Relative profits for some natural gas- and coal-fired generators in several Midwestern and Mid-Atlantic states may have decreased since 2016 because of higher natural gas and coal prices and lower wholesale electricity prices. A common measure of profitability for power plants within a region is the difference between their input fuel costs, such as the cost of coal or natural gas, and their wholesale power price.
For electric power generation fueled by natural gas, this difference is called the spark spread; for coal, the difference is called the dark spread. Spark spreads and dark spreads in the first part of 2017 were lower than the 2016 averages in the PJM Western hub, which covers electricity generation in parts of several Midwestern and Mid-Atlantic states.
Changes in spark spreads and dark spreads for a given electricity power market indicate the general operational competitiveness of coal-fired or natural gas-fired electric generators in meeting the market’s electricity demand. These spreads are calculated by comparing the day-ahead, wholesale power market price with the delivered input price of the fuel, and are adjusted for the energy content of the fuel and the relative conversion efficiency of power plants. These values can then be compared with wholesale power prices, which, in this example, are the average day-ahead prices at the PJM Western hub.
Delivered coal prices vary among coal supply regions based on the quality of coal, the transportation costs of shipping the coal, and other contract terms. Natural gas prices vary regionally and are calculated using spot market prices, which can be volatile on a day-to-day basis.
Coal and natural gas have different energy contents, and the power plants using these fuels have different heat rates, or energy conversion efficiencies. For this reason, spark and dark spreads are location-specific and reflect the characteristics of the fuels and the technical specifications of power plants in a given market.
For example, natural gas consumed in the electric power sector in the PJM region has an estimated heat content of 1,033 British thermal units (Btu) per cubic foot of natural gas. So far in 2017, the average price for natural gas in this area has averaged $2.54/million Btu, based on prices at the Texas Eastern Transmission Market Zone 3 (Tetco M3) trading hub, which generally reflects natural gas prices in Pennsylvania, New Jersey, and New York. Spot prices within PJM vary widely because of pipeline constraints transporting natural gas from production areas in the Appalachian region to different markets.
Natural gas combined-cycle plants in the PJM region are generally expected to produce one kilowatthour of electricity for every 7,300 Btu of natural gas. In the PJM region, combined-cycle plants are more commonly operated in direct competition with coal-fired generators. At the national level, average heat rates for all natural gas-fired generators have decreased over time (i.e., become more efficient) as more efficient natural gas power plants such as combined-cycle units have been installed and as older and less efficient units have been retired or converted to more efficient units.

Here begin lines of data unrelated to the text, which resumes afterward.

# LouisNUST/pose-unsupervised

Hardware: AMD Instinct MI355X
Metric: 4-view 256x256 frames/sec (fwd+triangulate) (higher is better)
Workload: dtype bf16

## Files before the change

pose-unsupervised_amd/csrc/bottleneck.hip:

```cpp
#include "gemm_common.h"

namespace posu {
namespace {

struct BottleGeom {
  const void* x;
  void* y;
  const void* w1;
  const float* s1;
  const float* b1;
  const void* w2;
  const float* s2;
  const float* b2;
  const void* w3;
  const float* s3;
  const float* b3;
  int N, H;
  int strips;
  int rows;
};

#ifndef POSU_BNECK_ABLATE
#define POSU_BNECK_ABLATE 0
#endif
constexpr int kAbl = POSU_BNECK_ABLATE;


constexpr int kP = 64, kW = 64, kC = 256;
constexpr int kW2 = 0;
constexpr int kW3 = 73728;
constexpr int kT1 = 106496;
constexpr int kSlot = 66 * 128;
constexpr int kBN = kT1 + 3 * kSlot;
constexpr int kXP = kBN + 3072;
constexpr int kXT = kXP + 16384;
constexpr int kLds = kXT + 8192;
static_assert(kLds <= 160 * 1024, "LDS");

__device__ __forceinline__ void raw_barrier() {
  if (kAbl & 8) return;
  lds_barrier();
}

__device__ __forceinline__ void ld8(const float* p, float* v) {
  const float4 a = *reinterpret_cast<const float4*>(p);
  const float4 b = *reinterpret_cast<const float4*>(p + 4);
  v[0] = a.x; v[1] = a.y; v[2] = a.z; v[3] = a.w;
  v[4] = b.x; v[5] = b.y; v[6] = b.z; v[7] = b.w;
}
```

Coal consumed in the PJM region has an estimated heat content of 22.5 million Btu/short ton, representing the consumption-weighted average heat content of various coal types. Coal prices in the region have averaged about $55/short ton so far this year. Adding in an assumed coal transportation cost of $17/short ton, the estimated delivered coal costs translate to about $3.20/million Btu, or about 34% higher than delivered natural gas costs. PJM-region coal plants are, on average, less efficient than natural gas combined-cycle units, requiring about 10,500 Btu of coal to produce one kilowatthour of electricity.
Although PJM-region spark and dark spreads appear to indicate that natural gas-fired units have been more profitable than coal-fired units recently, many factors affect these calculations, including the selection of representative fuel prices, generator heat rates, fuel delivery costs, and time of year considered.